- Opening Delimiter -

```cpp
long orbx_debug_fetch(orbx_extractor* h, int what, int frame, int level, void* host_out, long cap_bytes) {
    if (!h || !h->have_last || frame < 0 || frame >= h->last.nframes || level < 0 || level >= h->hg.g.nlevels) return ORBX_ERR_ARG;
    if (hipSetDevice(h->p.device) != hipSuccess || hipDeviceSynchronize() != hipSuccess) return ORBX_ERR_DEVICE;
    const DevGeom& g = h->hg.g;
    const LevelGeom& L = g.lv[level];
    const Batch& b = h->last;
    if (what == ORBX_DBG_NMS) {
        const long need = (long)L.w * L.h;
        if (cap_bytes < need) return ORBX_ERR_CAPACITY;
        memset(host_out, 0, need);
        std::vector<CellState> st(g.nbands_total);
        if (hipMemcpy(st.data(), b.cstate + (size_t)frame * g.nbands_total, g.nbands_total * sizeof(CellState), hipMemcpyDeviceToHost) != hipSuccess)
            return ORBX_ERR_DEVICE;
        std::vector<Cand> tmp;
        for (int it = 0; it < g.nbands_total; it++) {
            const BandGeom& bgm = h->hg.bands[it];
            if (bgm.level != level) continue;
            const int n = st[it].n_all;
            if (n <= 0) continue;
            if (n > bgm.cand_cap) return ORBX_ERR_CAPACITY;
            tmp.resize(n);
            if (hipMemcpy(tmp.data(), b.cand + (size_t)frame * g.frame_cands + L.cand_base + bgm.cand_off, (size_t)n * sizeof(Cand), hipMemcpyDeviceToHost) != hipSuccess)
                return ORBX_ERR_DEVICE;
// ... 255 lines not shown
```

orb_slam_amd/csrc/orbx_geometry.hip:

```cpp
#include <cfloat>
#include <climits>
#include <cmath>
#include <cstdlib>
#include <cstring>

#include "orbx_internal.h"

namespace orbx {

static inline int round_even(double v) { return (int)std::lrint(v); }
static inline int floor_int(double v) { int i = (int)v; return i - (i > v); }
static inline int ceil_int(double v) { int i = (int)v; return i + (i < v); }
static inline int16_t sat16(float v) {
    int iv = round_even(v);
    return (int16_t)(iv < SHRT_MIN ? SHRT_MIN : iv > SHRT_MAX ? SHRT_MAX : iv);
}
static inline int align_up(int v, int a) { return (v + a - 1) / a * a; }

static int build_geometry_band(const orbx_params& p, int w, int h, HostGeom& out, std::string& err, const int band_px, const FastShape& shape) {
    const int threads = shape.threads;
    const int nl = p.nlevels;
    if (nl < 1 || nl > MAX_LEVELS) { err = "nlevels out of range [1,16]"; return ORBX_ERR_ARG; }
    if (p.nfeatures < 1) { err = "nfeatures must be >= 1"; return ORBX_ERR_ARG; }
    if (!(p.scale_factor > 1.0f) || p.scale_factor > 2.5f) { err = "scale_factor must be in (1, 2.5]"; return ORBX_ERR_ARG; }
    if (w < 1 || h < 1 || w > 16384 || h > 16384) { err = "image size out of range"; return ORBX_ERR_ARG; }
    if (p.score_type != ORBX_HARRIS_SCORE && p.score_type != ORBX_FAST_SCORE) { err = "score_type"; return ORBX_ERR_ARG; }

    out = HostGeom();
    DevGeom& g = out.g;
    memset(&g, 0, sizeof(g));
    g.nlevels = nl;
    g.score_type = p.score_type;
    g.fp_contract = p.fp_contract ? 1 : 0;
    g.fast_th = std::min(std::max(p.fast_th, 0), 255);
    g.tmin = std::min(g.fast_th, 7);

    const double scaleFactor = (double)p.scale_factor;
    out.scale.assign(nl, 1.f);
    out.inv_scale.assign(nl, 1.f);
    for (int i = 1; i < nl; i++) out.scale[i] = (float)(out.scale[i - 1] * scaleFactor);
// ... 196 lines not shown
                e.sy1 = (int16_t)std::min(std::max(sy + 1, 0), sh - 1);
                e.b0 = sat16((1.f - fy) * 2048);
                e.b1 = sat16(fy * 2048);
                out.taby.push_back(e);
            }
            {
                const ResizeX* tx = out.tabx.data() + L.tabx_off;
                const ResizeY* ty = out.taby.data() + L.taby_off;
                int nd_max = 1, nr_max = 1;
                for (int bx0 = 0; bx0 < dw; bx0 += 256) {
                    const int bx1 = std::min(bx0 + 255, dw - 1);
                    nd_max = std::max(nd_max, ((tx[bx1].sx1 - (tx[bx0].sx & ~3)) >> 2) + 1);
                }
                for (int by0 = 0; by0 < dh; by0 += RZ_ROWS) {
                    const int by1 = std::min(by0 + RZ_ROWS - 1, dh - 1);
                    nr_max = std::max(nr_max, ty[by1].sy1 - ty[by0].sy0 + 1);
                }
                L.rz_pitch = 4 * nd_max + 8;
                L.rz_rows = nr_max;
                int span = 1;
                for (int x0 = 0; x0 < dw; x0 += 4) span = std::max(span, tx[std::min(x0 + 3, dw - 1)].sx1 - tx[x0].sx + 1);
                L.rz_window = span <= 8 ? 1 : 0;
                if (L.rz_pitch * L.rz_rows > 64 * 1024) { err = "resize tile does not fit the LDS"; return ORBX_ERR_CAPACITY; }
            }
        }
    }
    {
        constexpr int tile[2] = {ORBX_PYR_TILE};
        g.npyr_groups = 0;
        out.pyr_tab.clear();
        bool ok = scaleFactor <= 2.0 && nl > 1 && !getenv("ORBX_PYR_PER_LEVEL");
        int l0 = 0;
        while (ok && l0 < nl - 1) {
            if (g.npyr_groups == PYR_MAX_GROUPS) { ok = false; break; }
            PyrGroup pg;
            memset(&pg, 0, sizeof(pg));
            pg.l0 = l0;
            constexpr int depth_cfg[2] = {ORBX_PYR_DEPTH};
            pg.depth = std::min(std::min(l0 == 0 ? depth_cfg[0] : depth_cfg[1], PYR_MAX_DEPTH), nl - 1 - l0);
            const LevelGeom& LD = g.lv[l0 + pg.depth];
            pg.ntx = (LD.w + tile[0] - 1) / tile[0];
            pg.nty = (LD.h + tile[1] - 1) / tile[1];
            auto chain = [&](int n, int tsz, bool is_x, std::vector<int>& tab) {
                const int base = (int)tab.size();
                tab.resize(base + (size_t)(pg.depth + 1) * (n + 1) * 2);
                auto at = [&](int k, int i, int e) -> int& { return tab[base + ((size_t)k * (n + 1) + i) * 2 + e]; };
// ... 130 lines not shown
```

orb_slam_amd/csrc/orbx_internal.h:

```cpp
#pragma once
#include <hip/hip_runtime.h>
#include <stdint.h>
#include <string>
#include <vector>

#include "orbx.h"
#include "orbx_host.h"

namespace orbx {

constexpr int MAX_LEVELS = 16;
constexpr int EDGE = 16;
constexpr int HALF_PATCH = 15;

struct Cand {
    uint32_t pos;
    float resp;
};

struct ResizeX { int16_t sx, sx1, a0, a1; };
struct ResizeY { int16_t sy0, sy1, b0, b1; };

struct LevelGeom {
    int w, h;
    int stride;
    int plane_off;
    int gcols, grows;
    int cellW, cellH;
    int ncells;
    int nfeat_cell;
    int ndesired;
    int cell_base;
    int cand_base;
    int sel_base, sel_cap;
    int slot_base;
    int quad_base;
    int tabx_off, taby_off;
    int rz_window;
    int rz_pitch, rz_rows;
    int btile_base, btiles_x, btiles_y;
    int btile_base_s, btiles_y_s;
    int mb_base, mb_n;
    int mb_strips, mb_bands, mb_band_steps;
    int blur_wvec;
    int blur_sel_last, blur_sel_halo;
    float scale;
    float kp_size;
};

struct CellGeom {
    int16_t x0, y0, x1, y1;
    int32_t skipped;
    int32_t cand_off;
    int32_t cand_cap;
    int32_t band0, nbands;
};

#ifndef ORBX_BLUR_WAVES
#define ORBX_BLUR_WAVES 2
#endif
#ifndef ORBX_BLUR_ON_DEMAND_DEFAULT
#define ORBX_BLUR_ON_DEMAND_DEFAULT 1
// ... 138 lines not shown
    uint8_t* blur;
    Cand* cand;
    Cand* sel;
    CellState* cstate;
    int fallback_hint;
    CellSel* csel;
    CellBands* cbands;
    int32_t* level_total;
    int32_t* level_count;
    int32_t* status;
    int32_t* long_cells;
    orbx_keypoint* out_kps;
    uint8_t* out_desc;
    int32_t* out_n;
    int32_t* out_status;
    int cap;
    int nframes;
    int xcd_affinity;
    int od_min_frames;
    int blur_on_demand;
    const ImgSrc* img_tab;
    unsigned long long img_tab_bits;
    long long img_tab_min_stride;
};

static inline unsigned long long level0_bits(const Batch& b) {
    return b.img_tab ? b.img_tab_bits : ((uintptr_t)b.img | (unsigned long long)b.img_row_stride | (unsigned long long)b.img_frame_stride);
}
static inline long long level0_min_stride(const Batch& b) { return b.img_tab ? b.img_tab_min_stride : b.img_row_stride; }
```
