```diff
@@ -1321,11 +1401,11 @@
   const int grid = w0.tile_base + w0.tiles_p * w0.tiles_q + rider.blocks + (tails.on ? 1 : 0);
   batch.total_tiles = grid;
   const size_t need = rider.blocks ? (size_t)(rider.rows * NH + 16 * NH * 16) * sizeof(float) : 0;
-  const size_t lds = std::max(need, (size_t)(4 * 16 * 64 * 16 + 4 * 16 * 16));
+  const size_t lds = std::max(need, (size_t)wgrad_lds_bytes<1, 1, SD>());
   if (lds > 80 * 1024) return hipErrorInvalidValue;
   LaunchTimer& lt = launch_timer();
-  if (lt.start) { hipExtLaunchKernelGGL((gemm_wgrad_tail<NH>), dim3(grid), dim3(256), lds, stream, lt.start, lt.stop, 0, batch, rider, tails); lt.start = lt.stop = nullptr; }
-  else hipLaunchKernelGGL((gemm_wgrad_tail<NH>), dim3(grid), dim3(256), lds, stream, batch, rider, tails);
+  if (lt.start) { hipExtLaunchKernelGGL((gemm_wgrad_tail<NH, SD>), dim3(grid), dim3(256), lds, stream, lt.start, lt.stop, 0, batch, rider, tails); lt.start = lt.stop = nullptr; }
+  else hipLaunchKernelGGL((gemm_wgrad_tail<NH, SD>), dim3(grid), dim3(256), lds, stream, batch, rider, tails);
   return hipGetLastError();
 }
 template <bool DLDS>
diff --git a/dqn-hfo_amd/csrc/hgemm.hip.h b/dqn-hfo_amd/csrc/hgemm.hip.h
--- a/dqn-hfo_amd/csrc/hgemm.hip.h
+++ b/dqn-hfo_amd/csrc/hgemm.hip.h
@@ -75,7 +75,7 @@
   static constexpr int LDS_BYTES = PIPE_BYTES > T_BYTES ? PIPE_BYTES : T_BYTES;
 };
 
-template <int N> __device__ __forceinline__ void hg_wait_vm() { asm volatile("s_waitcnt vmcnt(%0)" ::"n"(N) : "memory"); }
+template <int N> __device__ __forceinline__ void hg_wait_vm() { wait_vmcnt<N>(); }
 #define HG_PIN() __builtin_amdgcn_sched_barrier(0)
 
 typedef __attribute__((__vector_size__(4 * sizeof(short)))) short hg_s16x4;
@@ -159,8 +159,7 @@
       base = (i < APW ? wbase : wbase_b) + (size_t)kt * KSTEP;
       dst = lds0 + (uint32_t)((kt % STAGES) * Cfg::STAGE + (i < APW ? (wu * APW + i) : (BM / 8 + wu * BPW + (i - APW))) * 1024);
     }
-    asm volatile("s_mov_b32 m0, %2\n\ts_nop 0\n\tglobal_load_lds_dwordx4 %0, %1"
-                 :: "v"(voff[i]), "s"(base), "s"(dst) : "memory");
+    lds_dma_x4(base, voff[i], dst);
   };
 
   const int l31 = lane & 31, hi = lane >> 5, sw = (l31 >> 1) & 7;
diff --git a/dqn-hfo_amd/csrc/learner.hip b/dqn-hfo_amd/csrc/learner.hip
--- a/dqn-hfo_amd/csrc/learner.hip
+++ b/dqn-hfo_amd/csrc/learner.hip
@@ -173,6 +173,7 @@
     return p;
   };
   auto lds_ok_of = [&](int i) { return l.dims[i + 1] >= 512 && l.dims[i + 1] % 256 == 0; };
+  const bool ring = (h->cfg.tuning_flags & DQNHIP_TUNE_WGRAD_REGISTER_RING) != 0;
   auto layer_slice = [&](int i) { return (i + 1 < l.L ? l.w_off[i + 1] : l.hw_off) - l.w_off[i]; };
   const bool shifted = want_w && !input_grad && bwd_is_shifted(h, l, rows);
   if (qtrain != nullptr && !(shifted && lds_ok_of(l.L - 1))) return fail("internal: k_dgrad_qtrain needs the shifted schedule and an LDS-staged top layer");
@@ -193,7 +194,11 @@
       GemmBatch b{}; b.n = 2; b.prob[0] = wgrad_of(1); b.prob[1] = wgrad_of(0);
       const HeadWgradRider none{};
       ScopedTiming t(h, 2, st);
-      if (l.NH == 1) HIPCHK((wgrad_tail_launch<1>(b, rider ? *rider : none, st, tails))); else HIPCHK((wgrad_tail_launch<kNO>(b, rider ? *rider : none, st, tails)));
+      const HeadWgradRider& r = rider ? *rider : none;
+      if (ring) {
+        if (l.NH == 1) HIPCHK((wgrad_tail_launch<1, 0>(b, r, st, tails))); else HIPCHK((wgrad_tail_launch<kNO, 0>(b, r, st, tails)));
+      } else if (l.NH == 1) HIPCHK((wgrad_tail_launch<1>(b, r, st, tails)));
+      else HIPCHK((wgrad_tail_launch<kNO>(b, r, st, tails)));
       if (h->comm && h->dp_per_layer) RC(dp_reduce_slice(h, st, net, l.w_off[0], layer_slice(0) + layer_slice(1)));
     }
     if (qrider) return fail("internal: the q-head rider found no carrier launch");
@@ -1087,8 +1092,10 @@
   }
   HIPCHK(direct_prepare(gemm_bwd_seq<true>, 4 * 16 * 64 * 16 + 4 * 16 * 16));
   HIPCHK(direct_prepare(gemm_bwd_seq<false>, 4 * 16 * 64 * 16 + 4 * 16 * 16));
-  HIPCHK(direct_prepare(gemm_wgrad_tail<1>, 80 * 1024));
-  HIPCHK(direct_prepare(gemm_wgrad_tail<kNO>, 80 * 1024));
+  HIPCHK(direct_prepare(gemm_wgrad_tail<1, 0>, 80 * 1024));
+  HIPCHK(direct_prepare(gemm_wgrad_tail<kNO, 0>, 80 * 1024));
+  HIPCHK(direct_prepare(gemm_wgrad_tail<1, kWgradStage>, 80 * 1024));
+  HIPCHK(direct_prepare(gemm_wgrad_tail<kNO, kWgradStage>, 80 * 1024));
   HIPCHK(direct_prepare((gemm_bwd_pair_direct<1, true>), 4 * 16 * 64 * 16 + 4 * 16 * 16));
   HIPCHK(direct_prepare((gemm_bwd_pair_direct<1, false>), 4 * 16 * 64 * 16 + 4 * 16 * 16));
   HIPCHK(direct_prepare(gemm_fwd_lds<4, 2, false>, 4 * 2 * 6 * 512 * 4));
diff --git a/include/dqnhip.h b/include/dqnhip.h
--- a/include/dqnhip.h
+++ b/include/dqnhip.h
@@ -68,6 +68,7 @@
 #define DQNHIP_TUNE_SEPARATE_FIRST_LAYER 32
 #define DQNHIP_TUNE_SEPARATE_CRITIC_FIRST_LAYERS 64
 #define DQNHIP_TUNE_LATE_GATHER 128
+#define DQNHIP_TUNE_WGRAD_REGISTER_RING 256
 
 typedef struct dqnhip_learner* dqnhip_handle;
 
```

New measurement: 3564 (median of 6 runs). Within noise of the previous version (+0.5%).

- Closing Delimiter -

* **Task**
Find the lines in the data that include "continue", then copy each of them.

* **Written solution**
            if (bgm.level != level) continue;
            if (n <= 0) continue;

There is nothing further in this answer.